As a director, Campbell oversaw a 1986 Edinburgh Festival Fringe production of John McGrath’s early short play, Plugged into History. He went on to direct a revival of his own Blackfriars Wynd, two adaptations of Sir Walter Scott novels, The Heart of Midlothian (Edinburgh Old Town Festival, 1988) and St. Ronan's Well (Border Festival, 1989). This was followed by a touring revival of Tom Wright's There Was a Man (Capstride Theatre, 1994) and the first English language version of Malin Lagerlof's The Lighthouse Prisoner (Northlands Festival, 1996).
Campbell was a natural for radio, and his poetry too was rooted in an oral Scots tradition that put the language centre stage in a way that had been neglected prior to his generation of writers reclaiming it during the 1970s.

Several of Campbell’s plays were revived in the 1990s by Fifth Estate, the grassroots Edinburgh theatre company set up by Sandy Neilson and Allan Sharpe to focus on the sort of `Scottish plays they felt were being neglected by major theatres. This included a revival of The Jesuit in 1992, and productions of The Ould Fella and a double bill of Howard’s Revenge and Nancy Sleekit.

Artistic director of the Scottish Storytelling Centre and TRACS festival Donald Smith described Campbell as “an all-round theatre maker. He never lost that sense of engaging with a wide audience which took him into community and music theatre as well as the accomplished literary dramas which made his reputation.

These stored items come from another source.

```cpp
template <int NP2, int D0T, int KT>
__global__ __launch_bounds__(PMN_BLOCK) void init_hypotheses_fixed_kernel(const HypArgs a) {
#pragma clang fp contract(off)
    static_assert(D0T + KT <= NP2, "hypotheses fit the sorting network");
    const int h = a.h, w = a.w, hw = h * w;
    const int p = blockIdx.x * blockDim.x + threadIdx.x;
    const int b = blockIdx.y;
    if (p >= hw) return;
    const int y = p / w, x = p - y * w;
    const float inv_min = 1.0f / a.depth_min[b];
    const float inv_max = 1.0f / a.depth_max[b];
    constexpr int D = D0T + KT;
    const float interval = (inv_min - inv_max) * a.interval_scale;
    const int k0 = -((a.num_sample + 1) / 2);
    const int kc = k0 + a.num_sample / 2;
    const bool from_noise = a.noise != nullptr;
    const float r48 = pmn_uniform(pmn_rcp_refined(48.0f));

    float v[NP2];
#pragma unroll
    for (int j = 0; j < NP2; ++j) v[j] = __builtin_inff();

    const int ws = w >> a.depth_shift;
    if (from_noise) {
        float u[D0T];
#pragma unroll
        for (int j = 0; j < D0T; ++j) u[j] = a.noise[((size_t)b * 48 + j) * hw + p];
#pragma unroll
        for (int j = 0; j < D0T; ++j) {
            const float inv = inv_max + PMN_DIV48R(u[j] + (float)j) * (inv_min - inv_max);
            v[j] = pmn_div(1.0f, inv);
        }
    } else {
        const float dprev =
            a.depth[(size_t)b * (h >> a.depth_shift) * ws + (size_t)(y >> a.depth_shift) * ws + (x >> a.depth_shift)];
        if (D0T == 1) {
            v[0] = dprev;
        } else {
            const float inv_prev = pmn_div(1.0f, dprev);
#pragma unroll
            for (int j = 0; j < D0T; ++j) {
                float inv = inv_prev + interval * (float)(k0 + j);
                inv = fminf(fmaxf(inv, inv_max), inv_min);
                v[j] = pmn_div(1.0f, inv);
            }
        }
    }

    if constexpr (KT > 0) {
        constexpr int KB = KT < 8 ? KT : 8;
        static_assert(KT % KB == 0, "whole batches");
        const float* cbase = from_noise ? a.noise + ((size_t)b * 48 + 24) * hw
                                        : a.depth + (size_t)b * (h >> a.depth_shift) * ws;
        const int sh = from_noise ? 0 : a.depth_shift, cw = from_noise ? w : ws;
#pragma unroll
        for (int k0b = 0; k0b < KT; k0b += KB) {
            float ox[KB], oy[KB];
#pragma unroll
            for (int i = 0; i < KB; ++i) {
                ox[i] = a.offsets[((size_t)b * 2 * KT + 2 * (k0b + i)) * hw + p];
                oy[i] = a.offsets[((size_t)b * 2 * KT + 2 * (k0b + i) + 1) * hw + p];
            }
            PmnTaps t[KB];
            float c[KB][4];
#pragma unroll
            for (int i = 0; i < KB; ++i) {
                float ix, iy;
                pmn_neighbor_position((float)x, (float)y, a.table[2 * (k0b + i)], a.table[2 * (k0b + i) + 1], ox[i], oy[i], h, w, ix,
                                      iy);
                t[i] = pmn_make_taps(ix, iy, h, w);
                const int qy = t[i].off / w, qx = t[i].off - qy * w;
                c[i][0] = cbase[(size_t)(qy >> sh) * cw + (qx >> sh)];
                c[i][1] = cbase[(size_t)(qy >> sh) * cw + ((qx + 1) >> sh)];
                c[i][2] = cbase[(size_t)((qy + 1) >> sh) * cw + (qx >> sh)];
                c[i][3] = cbase[(size_t)((qy + 1) >> sh) * cw + ((qx + 1) >> sh)];
            }
#pragma unroll
            for (int i = 0; i < KB; ++i) {
                float cc[4];
#pragma unroll
                for (int q = 0; q < 4; ++q) {
                    if (from_noise) {
                        const float inv = inv_max + PMN_DIV48R(c[i][q] + 24.0f) * (inv_min - inv_max);
                        cc[q] = pmn_div(1.0f, inv);
                    } else if (a.num_sample == 1) {
                        cc[q] = c[i][q];
                    } else {
                        float inv = pmn_div(1.0f, c[i][q]) + interval * (float)kc;
                        inv = fminf(fmaxf(inv, inv_max), inv_min);
                        cc[q] = pmn_div(1.0f, inv);
                    }
                }
                v[D0T + k0b + i] = fmaf(cc[3], t[i].w11, fmaf(cc[2], t[i].w10, fmaf(cc[1], t[i].w01, cc[0] * t[i].w00)));
            }
        }
#pragma unroll
        for (int kk = 2; kk <= NP2; kk <<= 1) {
#pragma unroll
            for (int jj = kk >> 1; jj > 0; jj >>= 1) {
#pragma unroll
                for (int i = 0; i < NP2; ++i) {
                    const int l = i ^ jj;
                    if (l > i) {
                        const float lo = fminf(v[i], v[l]), hi = fmaxf(v[i], v[l]);
                        if ((i & kk) == 0) {
                            v[i] = lo;
                            v[l] = hi;
                        } else {
                            v[i] = hi;
                            v[l] = lo;
                        }
                    }
                }
            }
        }
    }

    const float range = inv_min - inv_max, rrange = pmn_rcp_refined(range);
#pragma unroll
    for (int j = 0; j < D; ++j) {
        const size_t o = ((size_t)b * D + j) * hw + p;
        a.depth_sample[o] = v[j];
        a.xnorm[((size_t)b * hw + p) * D + j] = pmn_div_by(pmn_div(1.0f, v[j]) - inv_max, range, rrange);
    }
}

extern "C" int pmn_init_hypotheses(const float* noise, const float* depth, int depth_shift, const float* depth_min,
                                   const float* depth_max, int num_sample, float interval_scale,
                                   const float* propa_offsets, const int* propa_table_host, int K, int B, int h, int w,
                                   float* depth_sample, float* xnorm, void* stream) {
    if ((!noise && !depth) || !depth_min || !depth_max || !depth_sample || !xnorm) return PMN_ERR_ARG;
    if (B < 1 || h < 2 || w < 2 || K < 0 || depth_shift < 0 || depth_shift > 1) return PMN_ERR_ARG;
    if (K > 0 && (!propa_offsets || !propa_table_host)) return PMN_ERR_ARG;
    if (K > 16) return PMN_ERR_SHAPE;
    if (!noise && num_sample < 1) return PMN_ERR_ARG;
    if (depth_shift && ((h | w) & 1)) return PMN_ERR_ARG;
    const int D0 = noise ? 48 : num_sample;
    const int D = D0 + K;
    if (D > PMN_MAX_DEPTH) return PMN_ERR_SHAPE;
    HypArgs a;
    memset(&a, 0, sizeof(a));
    a.noise = noise;
    a.depth = noise ? nullptr : depth;
    a.depth_min = depth_min;
    a.depth_max = depth_max;
    a.offsets = propa_offsets;
    a.depth_sample = depth_sample;
    a.xnorm = xnorm;
    a.depth_shift = depth_shift;
    a.num_sample = noise ? 48 : num_sample;
    a.K = K;
    a.B = B; a.h = h; a.w = w;
    a.interval_scale = interval_scale;
    for (int i = 0; i < 2 * K; ++i) a.table[i] = propa_table_host[i];
    const int bs = (h * w <= 64 * 1024) ? 64 : PMN_BLOCK;
    const dim3 grid((h * w + bs - 1) / bs, B), block(bs);
    hipStream_t s = (hipStream_t)stream;
    if (noise && K == 16) PMN_LAUNCH((init_hypotheses_fixed_kernel<64, 48, 16>), grid, block, 0, s, a);
    else if (!noise && num_sample == 16 && K == 16) PMN_LAUNCH((init_hypotheses_fixed_kernel<32, 16, 16>), grid, block, 0, s, a);
    else if (!noise && num_sample == 8 && K == 8) PMN_LAUNCH((init_hypotheses_fixed_kernel<16, 8, 8>), grid, block, 0, s, a);
    else if (!noise && num_sample == 8 && K == 0) PMN_LAUNCH((init_hypotheses_fixed_kernel<8, 8, 0>), grid, block, 0, s, a);
    else if (D <= 8) PMN_LAUNCH(init_hypotheses_kernel<8>, grid, block, 0, s, a);
    else if (D <= 16) PMN_LAUNCH(init_hypotheses_kernel<16>, grid, block, 0, s, a);
    else if (D <= 32) PMN_LAUNCH(init_hypotheses_kernel<32>, grid, block, 0, s, a);
    else PMN_LAUNCH(init_hypotheses_kernel<64>, grid, block, 0, s, a);
    PMN_CHECK_LAUNCH();
    return PMN_OK;
}
```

He loved the work of actors, musicians and designers, always being part of rehearsal process. His approach was highly professional- rewrites punctually delivered  etc, but also very personal and passionate. He hated snobbery and pretension and wanted a classless theatre. He could be forthright and argumentative if he disagreed with something, but was also incredibly collegiate and supportive.”

In his later years Campbell suffered from ill health, and returned to poetry and translation. Homage to Rob Donn was published in 2007, Fugitives in 2015, and getting back among the common men and women he so identified with, Heard in the Cougait was a pamphlet of new works inspired by the Victorian engravings of Walter Geikle, and published in 2017. It’s appearance marked the final bookend of a literary life in which Campbell wasn’t afraid to get his hands dirty, and which, onstage and in verse, was steeped in a poetry not just for the people it was about, but which was set down by someone who was very much one of their own.

Campbell is survived by his wife Jean, his son Gavin, daughter-in-law Margaret and his grandchildren, Lewis and Andrew.